Frisch eingeschenkt

+++ Frisch eingeschenkt +++

Hinweise auf steinzeitliches Bierbrauen in Mitteleuropa

Ein napfförmiger Speiserest aus der Seeufersiedlung Hornstaad-Hörnle IA, Deutschland (Foto: ÖAW-ÖAI/Niki Gail)

Ein internationales Forschungsteam rund um die Österreichische Akademie der Wissenschaften (ÖAW) hat eine Methode entwickelt, mit der sich malzbasierte Lebensmittel auch anhand verbrannter archäologischer Speisereste belegen lassen – und dabei die bislang ältesten Hinweise auf mögliche Bierproduktion im jungsteinzeitlichen Mitteleuropa gefunden.

Im Rahmen des vom Europäischen Forschungsrat (European Research Council, ERC) geförderten Projekts PlantCult hat ein internationales Forschungsteam unter der Leitung des Archäobotanikers Andreas G. Heiss vom ÖAW eine neue Methode entwickelt, um archäologische Belege von stark verarbeitetem Getreidemalz eindeutig zu identifizieren, und damit auch einen der wichtigsten Schritte der Bierbereitung nachzuweisen. Die Ergebnisse wurden in der Fachzeitschrift Plos One veröffentlicht.

Ein entscheidender Schritt beim Bierbrauen ist das Mälzen. Mikroskopische Strukturveränderungen dieses Vorgangs sind unter anderem die immer dünner werdenden Zellwände des Mehlkörpers und der sogenannten Aleuronschicht. Die vorliegende Studie konnte das Merkmal dünner Aleuron-Zellwände nun erstmals zum Nachweis von Malz in verkohlten archäologischen Resten nutzen, also selbst dann, wenn die Körner bis zur Unkenntlichkeit zermahlen wurden und anschließend verbrannten.

Für ihre Studie verwendete das Team um Heiss unterschiedlich lang gekeimtes Gerstenmalz und simulierten dessen archäologische Konservierung durch Verkohlung: Es zeigte sich, dass die mikroskopisch kleinen Spuren des Mälzens auch dann noch klar zu erkennen waren. Dies ist deshalb von Bedeutung, weil der Großteil archäologischer Pflanzenfunde nur in diesem verkohlten Zustand erhalten sind.

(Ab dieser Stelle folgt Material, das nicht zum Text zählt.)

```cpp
extern "C" int cwf_gemm(const float* A, int64_t sa_m, int64_t sa_k, int64_t sa_zb, int64_t sa_zh,
                        const float* B, int64_t sb_k, int64_t sb_n, int64_t sb_zb, int64_t sb_zh,
                        float* C, int64_t sc_m, int64_t sc_zb, int64_t sc_zh,
                        const float* bias, const float* residual, int64_t sr_m, int64_t sr_zb, int64_t sr_zh,
                        int M, int Nn, int K, int ZB, int ZH, float alpha, int act, int accumulate, void* stream) {
  GemmArgs a = {};
  a.A = A; a.sa_m = sa_m; a.sa_k = sa_k; a.sa_zb = sa_zb; a.sa_zh = sa_zh;
  a.B = B; a.sb_k = sb_k; a.sb_n = sb_n; a.sb_zb = sb_zb; a.sb_zh = sb_zh;
  a.C = C; a.sc_m = sc_m; a.sc_zb = sc_zb; a.sc_zh = sc_zh;
  a.bias = bias; a.residual = residual; a.sr_m = sr_m; a.sr_zb = sr_zb; a.sr_zh = sr_zh;
  a.M = M; a.N = Nn; a.K = K; a.ZB = ZB; a.ZH = ZH; a.alpha = alpha; a.act = act; a.accumulate = accumulate;
  return cwf_gemm_ex(&a, stream);
}

template <int PER>
__global__ __launch_bounds__(256) void layernorm_fwd_kernel(const float* __restrict__ x, const float* __restrict__ gamma, const float* __restrict__ beta,
                                                           float* __restrict__ y, float* __restrict__ mean, float* __restrict__ rstd, int rows, int E, float eps) {
  const int row = blockIdx.x * 4 + (threadIdx.x >> 6), lane = threadIdx.x & 63;
  if (row >= rows) return;
  const float* xr = x + (int64_t)row * E;
  float v[PER]; float s = 0.f;
#pragma unroll
  for (int i = 0; i < PER; ++i) { v[i] = xr[lane + 64 * i]; s += v[i]; }
  const float mu = wave_sum(s) / (float)E;
  float q = 0.f;
#pragma unroll
  for (int i = 0; i < PER; ++i) { const float d = v[i] - mu; q += d * d; }
  const float rs = rsqrtf(wave_sum(q) / (float)E + eps);
#pragma unroll
  for (int i = 0; i < PER; ++i) { const int c = lane + 64 * i; y[(int64_t)row * E + c] = (v[i] - mu) * rs * gamma[c] + beta[c]; }
  if (lane == 0) { mean[row] = mu; rstd[row] = rs; }
}

template <int PER>
__global__ __launch_bounds__(256) void layernorm_bwd_kernel(const float* __restrict__ dy, const float* __restrict__ x, const float* __restrict__ gamma,
                                                           const float* __restrict__ mean, const float* __restrict__ rstd, float* __restrict__ dx,
                                                           float* __restrict__ dgamma, float* __restrict__ dbeta, int rows, int E, int accumulate) {
  __shared__ float sg[4 * 64 * PER], sb[4 * 64 * PER];
  const int w = threadIdx.x >> 6, lane = threadIdx.x & 63;
  const int row = blockIdx.x * 4 + w;
  float pg[PER], pb[PER];
#pragma unroll
  for (int i = 0; i < PER; ++i) { pg[i] = 0.f; pb[i] = 0.f; }
  if (row < rows) {
    const float mu = mean[row], rs = rstd[row];
    float g[PER], h[PER]; float s1 = 0.f, s2 = 0.f;
#pragma unroll
    for (int i = 0; i < PER; ++i) {
      const int c = lane + 64 * i;
      const float d = dy[(int64_t)row * E + c];
// ... 351 lines not shown
```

In einem weiteren Schritt verglichen die Forscher das Ergebnis ihres Experiments mit Funden verkohlter Getreideerzeugnisse aus archäologischen Stätten: In den bekannten altägyptischen Brauereien von Hierakonpolis und Tell el-Farcha aus dem 4. Jahrtausend v. Chr. waren schwarz verbrannte Krusten in tönernen Braukesseln gefunden worden. Diese zeigten unter dem Rasterelektronenmikroskop dieselben Strukturen wie das experimentell verkohlte Malz.

Auch an verkohltem Material aus jungsteinzeitlichen Seeufersiedlungen in Mitteleuropa, die ebenfalls ins 4. vorchristliche Jahrtausend datieren, entdeckten die Wissenschafter die dünnen Aleuron-Zellwände: amorphe Speisekrusten aus der Grabung Parkhaus Opéra am Schweizer Zürichsee erwiesen sich als malzhaltig, ebenso zwei bislang als „brotartige Objekte“ angesprochene Funde aus Sipplingen-Osthafen und Hornstaad-Hörnle, beides am Bodensee gelegene Siedlungen in Deutschland.

Der Fund aus Hornstaad-Hörnle zeigte zudem: Stark zerkleinertes Gerstenmalz war hier zu einer Flüssigkeit aufgegossen worden, die in der Hitze eines abbrennenden Gebäudes schließlich eindickte und verkohlte. Ob hier ein alkoholfreier Malztrunk hätte zubereitet werden sollen, oder ob das Ziel doch das Vergären zu einem steinzeitlichen „Bodenseebräu“ gewesen war, lässt sich heute nicht mehr eindeutig ermitteln.

„Über ein Jahr lang haben wir unser neues Bestimmungsmerkmal immer wieder überprüft, bis wir – und auch die Gutachter/innen – mit dem Resultat zufrieden waren. Dass wir damit en passant auch die bislang ältesten Belege für malzbasierte Lebensmittel, und damit möglicherweise auch für Bier, im jungsteinzeitlichen Mitteleuropa geliefert hatten, fiel uns erst später auf“, erzählt der Archäobotaniker. Demnach stellen die Funde aus den neolithischen Seeufersiedlungen (etwa 3900 bis 3100 v. Chr.) derzeit die ältesten Malzspuren in Mitteleuropa dar, während das Hornstaader Objekt möglicherweise sogar auf eine frühe Bierproduktion in Mitteleuropa hinweist.